En ce qui concerne la Loi sur la lutte contre la traite des personnes, seulement deux participants se sont exprimés à son sujet. Bien qu’ils voyaient cette nouvelle loi d’un bon œil, les deux se sont dits insatisfaits de certains détails. Un d’eux s’est montré concerné par le fait qu’elle prévoit incriminer toute personne impliquée dans le processus de traite en vue de servitude domestique, y compris les parents biologiques de l’enfant : « Ben comment, comment punir un parent qui a décidé de bonne foi d’envoyer son enfant en domesticité pour pour pour un meilleur avenir? » (participant 2).
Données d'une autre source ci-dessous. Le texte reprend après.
template <typename T>
__global__ void __launch_bounds__(256)
oss_conv1x1_kernel(const T *__restrict__ x, const float *__restrict__ w, const float *__restrict__ bias, T *__restrict__ y,
                   int M, int K, int P, int64_t xsb, int64_t xsk, int64_t ws_m, int64_t ws_k, const T *__restrict__ res) {
    const int lane = threadIdx.x & 63, wave = threadIdx.x >> 6;
    const int b = blockIdx.y;
    const int m0 = blockIdx.z * 32;
    const int p0 = (blockIdx.x * 4 + wave) * 32;
    if (p0 >= P) return;
    const int col = lane & 31, kg = lane >> 5;
    const int p = p0 + col;
    const bool pok = p < P;
    const T *xb = x + b * xsb + (pok ? p : 0);
    T *yb = y + (size_t)b * M * P;
    const int mrow = m0 + col;
    const bool mok = mrow < M;
// ... 519 lines not shown
#pragma unroll
        for (int ks = 0; ks < KS; ++ks) {
#pragma unroll
            for (int e = 0; e < 8; ++e) {
                const int k = kc + ks * 16 + kg * 8 + e;
                const bool kok = k < K;
                const uint32_t raw = xw[(kok ? k : K - 1) * xsw];
                const uint32_t v = (pok && kok) ? raw : 0u;
                bfa[ks][e] = (short)(v & 0xffffu);
                bfb[ks][e] = (short)(v >> 16);
            }
        }
#pragma unroll
        for (int t = 0; t < MT; ++t) {
            s16x8 af[KS];
#pragma unroll
            for (int ks = 0; ks < KS; ++ks) af[ks] = load_wfrag<T, WT, WVEC>(w, (mt0 + t) * 32 + col, M, K, kc + ks * 16 + kg * 8);
            if ((mt0 + t) * 32 < M) {
#pragma unroll
                for (int ks = 0; ks < KS; ++ks) {
                    if (kc + ks * 16 < K) {
                        acca[t] = Mfma<T>::run(af[ks], bfa[ks], acca[t]);
                        accb[t] = Mfma<T>::run(af[ks], bfb[ks], accb[t]);
                    }
                }
            }
        }
    }
#pragma unroll
    for (int t = 0; t < MT; ++t)
        pair_epilogue<T>(acca[t], accb[t], bias, res ? res + (size_t)b * M * P + (pok ? p : 0) : nullptr, yb + p, (mt0 + t) * 32, kg, M, P, pok);
}

constexpr int kWgradSlab = 512;
template <typename T>
__device__ __forceinline__ void
wgrad_body(const T *__restrict__ dy, const T *__restrict__ x, float *__restrict__ part, int M, int N, int P,
           int64_t gsb, int64_t gsm, int64_t xsb, int64_t xsn, int G, int64_t gsg, int64_t xsg, int Mh,
           int64_t gs_hi, int NB ,
           int slab, int nslabs, int by, int bz, int span ) {
    const int lane = threadIdx.x & 63, wave = threadIdx.x >> 6;
    const int b = by / G, g = by - b * G;
    const int pbeg = slab * span, pend = min(P, pbeg + span);
    const int col = lane & 31, kg = lane >> 5;
    const int mt = (M + 31) >> 5, nt = (NB + 31) >> 5;
    const T *gb = dy + b * gsb + g * gsg;
    const T *xb = x + b * xsb + g * xsg;
    const size_t pvec = (size_t)G * M * N + (NB > N ? M : 0);
    float *pb = part + (size_t)(b * nslabs + slab) * pvec;
    const short kOne = (short)from_f32<T>(1.0f).v;
    const s16x8 zero8 = {0, 0, 0, 0, 0, 0, 0, 0}, ones8 = {kOne, kOne, kOne, kOne, kOne, kOne, kOne, kOne};
    const bool aligned = (((reinterpret_cast<uintptr_t>(gb) | reinterpret_cast<uintptr_t>(xb)) & 15u) == 0) &&
                         (gsm % 8 == 0) && (xsn % 8 == 0) && (pbeg % 8 == 0) && (gs_hi % 8 == 0);
    {
        const int tile = bz * 4 + wave;
        if (tile >= mt * nt) return;
        const int m0 = (tile / nt) * 32, n0 = (tile % nt) * 32;
        const int mrow = m0 + col, nrow = n0 + col;
        const bool mok = mrow < M, nok = nrow < N, one = nrow == N && NB > N;
        const int mr = mok ? mrow : 0;
        const T *ga = gb + (mr / Mh) * gs_hi + (mr % Mh) * gsm;
        const T *xa = xb + (nok ? nrow : 0) * xsn;
        f32x16 acc;
#pragma unroll
        for (int r = 0; r < 16; ++r) acc[r] = 0.f;

        int pk = pbeg;
// ... 105 lines not shown
                    const short av = (short)ga[kc].v, bv = (short)xa[kc].v;
                    af[e] = (mok && kok) ? av : (short)0;
                    bf[e] = kok ? (nok ? bv : (one ? kOne : (short)0)) : (short)0;
                }
            }
            acc = Mfma<T>::run(af, bf, acc);
        }
#pragma unroll
        for (int r = 0; r < 16; ++r) {
            const int row = m0 + (r & 3) + 8 * (r >> 2) + 4 * kg;
            const int cn = n0 + col;
#ifdef OSS_EXP_WGRAD_NOSTORE
            if (row < M && cn < NB && acc[r] == 123456.789f) {
#else
            if (row < M && cn < NB) {
#endif
                const size_t drow = ((size_t)(row / Mh) * G + g) * Mh + row % Mh;
                if (cn < N) pb[drow * N + cn] = acc[r];
                else pb[(size_t)G * M * N + row] = acc[r];
            }
        }
    }
}

template <typename T>
__global__ void __launch_bounds__(256)
oss_conv1x1_wgrad_kernel(const T *__restrict__ dy, const T *__restrict__ x, float *__restrict__ part, int M, int N, int P,
                         int64_t gsb, int64_t gsm, int64_t xsb, int64_t xsn, int G, int64_t gsg, int64_t xsg, int Mh,
                         int64_t gs_hi, int NB) {
    wgrad_body<T>(dy, x, part, M, N, P, gsb, gsm, xsb, xsn, G, gsg, xsg, Mh, gs_hi, NB, (int)blockIdx.x, (int)gridDim.x, (int)blockIdx.y,
                  (int)blockIdx.z, kWgradSlab);
}

struct WgradDesc {
    const void *dy, *x;
    float *part;
    int64_t gsb, gsm, xsb, xsn, gsg, xsg, gs_hi;
    int M, N, P, G, Mh, NB, slabs, bgs ;
    unsigned first_block;
    int io;
    int span, reserved_;
};
template <typename T>
__global__ void __launch_bounds__(256)
oss_conv1x1_wgrad_grouped_kernel(const WgradDesc *__restrict__ descs, const uint16_t *__restrict__ block_problem) {
    const WgradDesc d = descs[block_problem[blockIdx.x]];
    const unsigned local = blockIdx.x - d.first_block;
    const int slab = (int)(local % (unsigned)d.slabs);
    const unsigned r = local / (unsigned)d.slabs;
    const int by = (int)(r % (unsigned)d.bgs), bz = (int)(r / (unsigned)d.bgs);
    const WgradDesc *dt = descs + block_problem[blockIdx.x];
    wgrad_body<T>(table_ptr<const T>(&dt->dy), table_ptr<const T>(&dt->x), table_ptr<float>(&dt->part), d.M, d.N, d.P, d.gsb, d.gsm, d.xsb,
                  d.xsn, d.G, d.gsg, d.xsg, d.Mh, d.gs_hi, d.NB, slab, d.slabs, by, bz, d.span);
}

__global__ void __launch_bounds__(256)
oss_conv1x1_wgrad_finish(const float *__restrict__ part, float *__restrict__ dw, float *__restrict__ db, int nslab, size_t pvec,
                         size_t nw) {
    __shared__ float red[4][64];
    const int colx = threadIdx.x & 63, slice = threadIdx.x >> 6;
    const size_t i = (size_t)blockIdx.x * 64 + colx;
    float s = 0.f;
    if (i < pvec) {
        const float *pp = part + i;
        int k = slice;
        float s0 = 0.f, s1 = 0.f, s2 = 0.f, s3 = 0.f;
        for (; k + 12 < nslab; k += 16) {
            s0 += pp[(size_t)k * pvec];
            s1 += pp[(size_t)(k + 4) * pvec];
            s2 += pp[(size_t)(k + 8) * pvec];
            s3 += pp[(size_t)(k + 12) * pvec];
        }
        for (; k < nslab; k += 4) s0 += pp[(size_t)k * pvec];
        s = (s0 + s1) + (s2 + s3);
    }
    red[slice][colx] = s;
    __syncthreads();
    if (slice == 0 && i < pvec) {
        const float t = (red[0][colx] + red[1][colx]) + (red[2][colx] + red[3][colx]);
        if (i < nw) dw[i] = t;
        else db[i - nw] = t;
    }
}

static long conv1x1_target_waves() {
    static const long v = [] {
        const char *e = getenv("VMAMBAIR_CONV1X1_WAVES");
        const long t = e ? atol(e) : 0;
// ... 269 lines not shown
#undef OSS_WG
}

int conv1x1_wgrad_slabs(int P) { return (P + kWgradSlab - 1) / kWgradSlab; }

static std::atomic<int> g_wgrad_span{-1};
static int wgrad_span_mult() {
    int m = g_wgrad_span.load();
    if (m < 0) {
        const char *e = std::getenv("VMAMBAIR_WGRAD_SPAN");
        m = e ? std::atoi(e) : 4;
        m = m < 1 ? 1 : (m > 64 ? 64 : m);
        g_wgrad_span.store(m);
    }
    return m;
}
void conv1x1_wgrad_set_span(int mult) { g_wgrad_span.store(mult < 1 ? 1 : (mult > 64 ? 64 : mult)); }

Quant à l’autre, elle a déploré le fait que cette nouvelle loi omet d’inclure les situations où un enfant est en domesticité au sein de sa propre famille, chez un oncle ou une tante par exemple, sans avoir nécessairement été recruté par un tiers impliqué dans la traite :

Là y’a des vides aussi parce que quand y’a des personnes qui ont des liens de parenté, par exemple, parce que, il faut signaler que, la domesticité des enfants commence à ancrer surtout dans les milieux familiaux, par exemple des enfants qui sont dans la domesticité chez, leur propre famille, chez sa marraine, sa tante, son oncle, sa sœur, etc. Là cette loi ne prend pas en compte vraiment la situation de la domesticité… (participante 8).

Pour finir, la très grande majorité des participants a appris l’existence de cette loi lors de son adoption, sans avoir été consultée lors de son élaboration.